A líder da bancada do PCdoB, deputada Jandira Feghali (RJ), destacou que o montante de R$ 134 milhões excede significativamente o custo de produção de um filme, levantando suspeitas sobre a real finalidade do dinheiro. De forma irônica, ela comparou o orçamento de "Dark Horse", filme sobre o ex-presidente Jair Bolsonaro, com produções brasileiras premiadas recentemente, como "Ainda Estou Aqui" e "Agente Secreto".
"O "Ainda Estou Aqui" não passou de R$ 50 milhões. O "Agente Secreto" teve um orçamento de R$ 28 milhões. Qual é a biografia que tem o senhor Jair Bolsonaro para ter um filme de R$ 134 milhões? É importante que a gente também apure para onde de fato, foi esse dinheiro. Para o bolso de quem foi, nós precisamos saber", declarou.
Outro lado
Em comunicado oficial, Flávio Bolsonaro confirmou a solicitação de recursos para o financiamento do filme e a relação com Vorcaro, ressaltando, contudo, que se tratava de uma transação de âmbito privado.
"É preciso separar os inocentes dos bandidos. No nosso caso, o que aconteceu foi um filho, procurando patrocínio privado para um filme privado sobre a história do próprio pai. Zero de dinheiro público. Zero de lei Rouanet", declarou.
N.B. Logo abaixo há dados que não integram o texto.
template <int ND, bool MOD, int WAVES_C, int QPQ, bool CL>
__global__ __launch_bounds__(256, 2) void mfma_bwd_data_kernel(
    Geom g, BwdDims bd, const float *__restrict__ input, const float *__restrict__ gout,
    const float *__restrict__ wq, const float *__restrict__ offset, const float *__restrict__ mask,
    float *__restrict__ gcol, float *__restrict__ grad_offset, float *__restrict__ grad_mask,
    float *__restrict__ ga, float *__restrict__ bias_part, int *__restrict__ cnt,
    int *__restrict__ table, const float *__restrict__ xt, int ntiles, int n_full, int n_tail, int tpw) {
  constexpr int NC = 1 << ND, NP = NC / 2;
  constexpr int MB = 2;
  constexpr int WAVES_P = 4 / WAVES_C;
  constexpr int BNP = 32 * WAVES_P;
  constexpr int RB = ND == 2 ? 8 : 4;
  constexpr int NBATCH = MB * 16 / RB;
  constexpr int HS = NBATCH / 2, CPS = NC / HS;
  constexpr int kOob = 0x7ffffff0;
  extern __shared__ __attribute__((aligned(16))) float smem[];
  const int T_o = bd.ochunks;
  const int gpitch = T_o * 16 + 4;
  float *Gs = smem;
  float *red = smem + BNP * gpitch;
  const int kTapGroup = bd.tap_group;

  const int tid = threadIdx.x, lane = tid & 63, kh = lane >> 5;
  const int wave = __builtin_amdgcn_readfirstlane(tid >> 6);
  const int wc = wave / WAVES_P, wp = wave % WAVES_P;

  int u0, u1;
  if ((int)blockIdx.x < n_full) {
    u0 = xcd_remap(blockIdx.x, n_full) * g.K * tpw;
    u1 = u0 + g.K * tpw;
  } else {
    const int j = xcd_remap(blockIdx.x - n_full, n_tail);
    const int64_t tail_units = (int64_t)(ntiles - n_full * tpw) * g.K;
    u0 = n_full * tpw * g.K + (int)(tail_units * j / n_tail);
    u1 = n_full * tpw * g.K + (int)(tail_units * (j + 1) / n_tail);
  }
  if (u0 >= u1) return;

  const int passes = bd.cblks_q / (2 * WAVES_C);
  const int iters = (u1 - u0) * passes;
// ... 37 lines not shown
#pragma unroll
      for (int q = 0; q < 2; ++q)
        ra[i][q] = buf_load4(r_wq, a_lane + (i * 2 + q) * frag_bytes, soff);
  };
  float4 ra0[MB][2], ra1[MB][2], ra2[MB][2], ra3[MB][2];
  {
    int q_lo, q_n;
    krange(0, q_lo, q_n);
    a_cur = a_base(u0 % g.K, 0, q_lo);
    n_cur = 4;
    load_a(ra0, a_off(0));
    load_a(ra1, a_off(1));
    load_a(ra2, a_off(2));
  }

  struct Pix { int n0, b, pix; bool live; int oc[ND]; };
  auto pix_of_tile = [&](int tile, Pix &px) {
    px.n0 = tile * BNP;
    const int n_raw = px.n0 + wp * 32 + (lane & 31);
    px.live = n_raw < g.N;
    const int n_l = px.live ? n_raw : g.N - 1;
    px.b = n_l / g.S_o;
    px.pix = n_l - px.b * g.S_o;
    out_coords<ND>(g, px.pix, px.oc);
  };
  Pix pc, pp;
  pix_of_tile(u0 / g.K, pc);
  pp = pc;

  auto load_gout_tile = [&](int tile) {
    const int j = tid % BNP, osub = tid / BNP;
    constexpr int OSTEP = 256 / BNP;
    const int n_t = min(tile * BNP + j, g.N - 1);
    const int b_t = n_t / g.S_o, pix_t = n_t - b_t * g.S_o;
    const bool t_live = tile * BNP + j < g.N;
    const float *src = gout + ((int64_t)b_t * g.O) * g.S_o + pix_t;
    float *dst = Gs + j * gpitch;
    const int Opad = T_o * 16;
#pragma unroll 8
// ... 78 lines not shown
  for (int pi = 0; pi < NP; ++pi) voff[pi] = kOob;
#pragma unroll
  for (int ci = 0; ci < NC; ++ci) voffc[ci] = kOob;
#pragma unroll
  for (int ci = 0; ci < NC; ++ci) S[ci] = 0.f;
#pragma unroll
  for (int a = 0; a < ND; ++a) delta_n[a] = 0.f;
#pragma unroll
  for (int a = 0; a < ND - 1; ++a) fac.ol[a] = fac.oh[a] = fac.osl[a] = fac.osh[a] = 0.f;
  fac.xw = fac.yw = fac.xs = fac.ys = 0.f;
#pragma unroll
  for (int i = 0; i < MB; ++i)
#pragma unroll
    for (int r = 0; r < 16; ++r) accp[i][r] = 0.f;

  auto new_tap_state = [&](int tapp, int dgp, bool count) {
    int tcd[ND];
    tap_coords<ND>(g, tapp, tcd);
    TapCoef<ND, float> tc;
    make_tap<ND, float>(g, pp.oc, tcd, delta_n, true, tc);
    mg = (!g.range_gate || tc.inside) ? m_n : 0.f;
    int pidx[NP];
    float px[NP], py[NP];
    make_pairs<ND, float>(g, tc, 1.f, pidx, px, py);
    bool prx[NP], pry[NP];
    make_pairs_read<ND, float>(g, tc, prx, pry);
    if (ND == 3 && count && kh == 0 && pp.live) {
      SampleAnchor<ND> sa;
      sample_anchor<ND>(g, tc, 1.f, sa);
      if (sa.on) atomicAdd(cnt + ((int64_t)pp.b * g.DG + dgp) * bd.S_e + sa.qa, 1);
    }
    if (ND == 2 && count && kh == 0 && pp.live) {
      int aidx[NP];
      float ax[NP], ay[NP];
      make_pairs_f<ND, float>(g, tc, tc.wl, tc.wha, 1.f, aidx, ax, ay);
      int *cseg = cnt + ((int64_t)pp.b * g.DG + dgp) * g.S_i;
#pragma unroll
      for (int pi = 0; pi < NP; ++pi)
        if (ax[pi] != 0.f || ay[pi] != 0.f) atomicAdd(cseg + aidx[pi], 1);
    }
    if (count && kh == 0) {
      const int n = pp.n0 + wp * 32 + lane;
      if (n < bd.Np) {
        int *e = table + ((int64_t)(dgp * g.K + tapp) * bd.Np + n) * (2 * NC);
        int ev[2 * NC];
#pragma unroll
        for (int pi = 0; pi < NP; ++pi) {
          if (bd.cl) {
            ev[2 * pi] = pp.live && prx[pi] ? (pp.b * g.S_i + pidx[pi]) * g.C * 4 : kOob;
            ev[2 * pi + 1] = pp.live && pry[pi] ? (pp.b * g.S_i + pidx[pi] + 1) * g.C * 4 : kOob;
          } else {
            ev[pi] = !pp.live ? 0
                     : ((prx[pi] || pry[pi]) ? ((pp.b * g.C * g.S_i + pidx[pi]) * 4) | (pry[pi] && !prx[pi] ? 1 : 0) | (prx[pi] && !pry[pi] ? 2 : 0)
                                             : kOob);
            ev[NP + pi] = 0;
          }
          ev[NC + 2 * pi] = pp.live ? __float_as_int(px[pi] * m_n) : 0;
          ev[NC + 2 * pi + 1] = pp.live ? __float_as_int(py[pi] * m_n) : 0;
        }
#pragma unroll
        for (int q4 = 0; q4 < 2 * NC; q4 += 4)
          *reinterpret_cast<int4 *>(e + q4) = make_int4(ev[q4], ev[q4 + 1], ev[q4 + 2], ev[q4 + 3]);
      }
    }
#pragma unroll
    for (int pi = 0; pi < NP; ++pi) {
      voff[pi] = (prx[pi] || pry[pi]) ? (pp.b * g.C * g.S_i + pidx[pi] + 4 * kh * g.S_i) * 4 : kOob;
      if (!CL) {
        bad[2 * pi] = __ballot(pry[pi] && !prx[pi]);
        bad[2 * pi + 1] = __ballot(prx[pi] && !pry[pi]);
      }
      voffc[2 * pi] = prx[pi] ? (pp.b * g.S_i + pidx[pi]) * g.C * 4 + 16 * kh : kOob;
      voffc[2 * pi + 1] = pry[pi] ? (pp.b * g.S_i + pidx[pi] + 1) * g.C * 4 + 16 * kh : kOob;
    }
    {
      constexpr int L = ND - 1;
      const int lc = tc.last_lc, hc = tc.last_lc + tc.delta[L];
      const int cl = min(lc, g.in_sz[L] - 2);
      fac.xw = (lc == cl ? tc.wl[L] : 0.f) + (hc == cl ? tc.wh[L] : 0.f);
      fac.yw = (lc == cl + 1 ? tc.wl[L] : 0.f) + (hc == cl + 1 ? tc.wh[L] : 0.f);
      fac.xs = (lc == cl ? tc.sl[L] : 0.f) + (hc == cl ? tc.sh[L] : 0.f);
      fac.ys = (lc == cl + 1 ? tc.sl[L] : 0.f) + (hc == cl + 1 ? tc.sh[L] : 0.f);
#pragma unroll
      for (int a = 0; a < L; ++a) { fac.ol[a] = tc.wl[a]; fac.oh[a] = tc.wh[a]; fac.osl[a] = tc.sl[a]; fac.osh[a] = tc.sh[a]; }
    }
    gc_voff = pp.live ? ((((pp.b * g.K + tapp) * g.S_o + pp.pix) * g.C) + 4 * kh) * 4 : kOob;
    if (CL && kh == 0) {
      int *st = St + lane * kStRow;
#pragma unroll
      for (int c4 = 0; c4 < NC; c4 += 4)
        *reinterpret_cast<int4 *>(st + c4) = make_int4(voffc[c4], voffc[c4 + 1], voffc[c4 + 2], voffc[c4 + 3]);
      st[NC] = gc_voff;
    }
#pragma unroll
    for (int ci = 0; ci < NC; ++ci) S[ci] = 0.f;
  };

  struct Batch { float f[RB * NC]; };
  auto gather = [&](int q, int cbase_p, Batch &v) {
    const int mb = (q * RB) / 16, r0 = (q * RB) % 16;
    if (CL) {
// ... 130 lines not shown
      const int pix = lane & 31, swz = pk_swz(pix);
      float *dst = Pk + pix * 64;
#pragma unroll
      for (int i = 0; i < MB; ++i)
#pragma unroll
        for (int rq = 0; rq < 4; ++rq)
          *reinterpret_cast<float4 *>(dst + 4 * ((i * 8 + 2 * rq + kh) ^ swz)) =
              make_float4(acc[i][4 * rq], acc[i][4 * rq + 1], acc[i][4 * rq + 2], acc[i][4 * rq + 3]);
    } else {
#pragma unroll
      for (int i = 0; i < MB; ++i) accp[i] = acc[i];
    }
  };

  int grp_lo = (u0 % g.K) % kTapGroup;
  auto finish_tap = [&](int tapp, int blk, bool flush_ok, bool last) {
    float goff[ND], gm = 0.f;
    {
      constexpr int L = ND - 1;
      float Tw[NP], Ts[NP];
#pragma unroll
      for (int pi = 0; pi < NP; ++pi) {
        Tw[pi] = fmaf(fac.xw, S[2 * pi], fac.yw * S[2 * pi + 1]);
        Ts[pi] = fmaf(fac.xs, S[2 * pi], fac.ys * S[2 * pi + 1]);
      }
#pragma unroll
      for (int a = 0; a < ND; ++a) goff[a] = 0.f;
#pragma unroll
      for (int pi = 0; pi < NP; ++pi) {
        float ow = 1.f;
#pragma unroll
// ... 7 lines not shown
          for (int a2 = 0; a2 < L; ++a2) {
            const bool hi = (pi >> (L - 1 - a2)) & 1;
            od *= (a2 == a) ? (hi ? fac.osh[a2] : fac.osl[a2]) : (hi ? fac.oh[a2] : fac.ol[a2]);
          }
          goff[a] = fmaf(od, Tw[pi], goff[a]);
        }
      }
#pragma unroll
      for (int a = 0; a < ND; ++a) goff[a] *= mg;
    }
    if (!CL) {
#pragma unroll
      for (int a = 0; a < ND; ++a) goff[a] += __shfl_xor(goff[a], 32, 64);
      gm += __shfl_xor(gm, 32, 64);
    }
    if (bd.red_floats == 0) {
      if (kh == 0 && pp.live) {
        const int64_t ob = ((int64_t)pp.b * (ND * g.K) + ND * tapp) * g.S_o + pp.pix;
#pragma unroll
        for (int a = 0; a < ND; ++a) {
          float *dst = grad_offset + ob + (int64_t)a * g.S_o;
          *dst = g.acc_data ? *dst + goff[a] : goff[a];
        }
        if (MOD) {
          float *dst = grad_mask + ((int64_t)pp.b * g.K + tapp) * g.S_o + pp.pix;
          *dst = g.acc_data ? *dst + gm : gm;
        }
      }
      return;
    }
    const int slot = tapp % kTapGroup;
    if (kh == 0) {
      float *rp = red + ((slot * nblk + blk) * (ND + 1)) * BNP + wp * 32 + lane;
#pragma unroll
      for (int a = 0; a < ND; ++a) rp[a * BNP] = goff[a];
      rp[ND * BNP] = gm;
    }
    if (flush_ok && (slot == kTapGroup - 1 || tapp == g.K - 1 || last)) {
      __syncthreads();
      const int tap0 = tapp - slot;
      const int per_slot = g.DG * (ND + 1) * BNP;
      const int items = (slot + 1 - grp_lo) * per_slot;
      for (int x = tid; x < items; x += 256) {
        const int jj = x % BNP, a = (x / BNP) % (ND + 1), dgi = (x / (BNP * (ND + 1))) % g.DG;
        const int sl = grp_lo + x / per_slot;
        const int n = pp.n0 + jj;
        if (n < g.N && (MOD || a < ND)) {
          float sum = 0.f;
          for (int y = 0; y < bpd; ++y)
            sum += red[((sl * nblk + dgi * bpd + y) * (ND + 1) + a) * BNP + jj];
          const int b = n / g.S_o, pix = n - b * g.S_o, tp = tap0 + sl;
          const int64_t seg = (int64_t)b * g.DG + dgi;
          float *dst = a < ND ? grad_offset + (seg * (ND * g.K) + ND * tp + a) * g.S_o + pix
                              : grad_mask + (seg * g.K + tp) * g.S_o + pix;
          *dst = g.acc_data ? *dst + sum : sum;
        }
      }
      __syncthreads();
      grp_lo = 0;
    }
  };

  auto mma = [&](const float4 (&ra)[MB][2], const float *bp, bool fresh) {
    const float4 b0 = *reinterpret_cast<const float4 *>(bp);
    const float4 b1 = *reinterpret_cast<const float4 *>(bp + 8);
    const f32x16 zero = {0.f, 0.f, 0.f, 0.f, 0.f, 0.f, 0.f, 0.f, 0.f, 0.f, 0.f, 0.f, 0.f, 0.f, 0.f, 0.f};
#pragma unroll
    for (int q = 0; q < 2; ++q)
#pragma unroll
// ... 16 lines not shown
    __builtin_amdgcn_sched_barrier(0);
    mma(ra1, bq + (t + 1) * 16, false);
    load_a(ra1, a_off(t + 5));
    __builtin_amdgcn_sched_barrier(0);
    mma(ra2, bq + (t + 2) * 16, false);
    load_a(ra2, a_off(t + 6));
    __builtin_amdgcn_sched_barrier(0);
    mma(ra3, bq + (t + 3) * 16, false);
  };
  auto quad = [&](int t, bool fresh) { quad_head(t); quad_tail(t, fresh); };

  int tile_c = -1;
  int tapp = 0, passp = 0;
  int tile = u0 / g.K, tap = u0 - tile * g.K, pass = 0;
  for (int it = 0; it < iters; ++it) {
    if (it > 0 && (passp == 0 || per_block)) {
      const int blk = passp * WAVES_C + wc;
      if (per_block) new_tap_state(tapp, min(blk * 64, g.C - 1) / g.Cdg, blk % bpd == 0 && blk * 64 < g.C);
      else new_tap_state(tapp, 0, wc == 0);
    }
    if (tile != tile_c) {
      if (tile_c >= 0) __syncthreads();
      if (gout_vec) load_gout_tile_vec(tile);
      else load_gout_tile(tile);
      pix_of_tile(tile, pc);
      tile_c = tile;
      __syncthreads();
      if (tap == 0 && pass == 0) emit_ga(tile);
    }
    if (pass == 0 || per_block) {
      const int dg = per_block ? min((pass * WAVES_C + wc) * 64, g.C - 1) / g.Cdg : 0;
      const int64_t seg = (int64_t)pc.b * g.DG + dg;
      const int64_t ob = (seg * (ND * g.K) + ND * tap) * g.S_o + pc.pix;
#pragma unroll
      for (int a = 0; a < ND; ++a) delta_n[a] = offset[ob + (int64_t)a * g.S_o];
      if (MOD) m_n = mask[(seg * g.K + tap) * g.S_o + pc.pix];
    }
    int nq;
    {
      int q_lo, tn = tap, pn = pass + 1;
      krange(pass, q_lo, nq);
      a_cur = a_base(tap, pass, q_lo);
      n_cur = nq * 4;
      b_cur = q_lo * 64;
      if (pn == passes) { pn = 0; tn = tap + 1 == g.K ? 0 : tap + 1; }
      int q_lo2, nq2;
      krange(pn, q_lo2, nq2);
      a_nxt = a_base(tn, pn, q_lo2);
    }
    const int cbase_p = (passp * WAVES_C + wc) * 64;
    if (QPQ == 0) {
// ... 12 lines not shown
      __builtin_amdgcn_sched_barrier(0);
      if (QPQ > 0) {
        quad_tail(q * QPQ * 4, q == 0);
#pragma unroll
        for (int jq = 1; jq < QPQ; ++jq) quad((q * QPQ + jq) * 4, false);
      } else {
        for (int qd = nq * q / NBATCH; qd < nq * (q + 1) / NBATCH; ++qd) quad(qd * 4, false);
      }
      __builtin_amdgcn_sched_barrier(0);
      consume(q, cbase_p, v);
      asm volatile("" ::: "memory");
      __builtin_amdgcn_sched_barrier(0);
    }
    collect();
    if (it > 0 && (passp == passes - 1 || per_block))
      finish_tap(tapp, per_block ? passp * WAVES_C + wc : wc, passp == passes - 1, false);
    park();
    pp = pc;
    tapp = tap;
    passp = pass;
    if (++pass == passes) {
      pass = 0;
      if (++tap == g.K) { tap = 0; ++tile; }
    }
  }
  {
    if (passp == 0 || per_block) {
      const int blk = passp * WAVES_C + wc;
      if (per_block) new_tap_state(tapp, min(blk * 64, g.C - 1) / g.Cdg, blk % bpd == 0 && blk * 64 < g.C);
      else new_tap_state(tapp, 0, wc == 0);
    }
    const int cbase_p = (passp * WAVES_C + wc) * 64;
    static_assert(NBATCH % 2 == 0, "pairs of drain batches");
#pragma unroll
    for (int q = 0; q < NBATCH; q += 2) {
      Batch v0, v1;
      gather(q, cbase_p, v0);
      gather(q + 1, cbase_p, v1);
      asm volatile("" ::: "memory");
      __builtin_amdgcn_sched_barrier(0);
      consume(q, cbase_p, v0);
      consume(q + 1, cbase_p, v1);
      asm volatile("" ::: "memory");
      __builtin_amdgcn_sched_barrier(0);
    }
    collect();
    finish_tap(tapp, per_block ? passp * WAVES_C + wc : wc, true, true);
  }
}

Flávio Bolsonaro informou que conheceu Daniel Vorcaro em dezembro de 2024, após o término do governo Bolsonaro e antes de quaisquer acusações ou suspeitas públicas contra o banqueiro.
"O contato é retomado quando há atraso no pagamento das parcelas de patrocínio necessárias para a conclusão do filme", explicou o parlamentar em sua manifestação.
Na mesma nota, Flávio Bolsonaro negou ter acordado qualquer tipo de benefício indevido na negociação com o banqueiro.
"Não ofereci vantagens em troca. Não promovi encontros privados fora da agenda. Não intermediei negócios com o governo. Não recebi dinheiro ou qualquer vantagem. Isso é muito diferente das relações espúrias do governo Lula e seus representantes com Vorcaro", concluiu.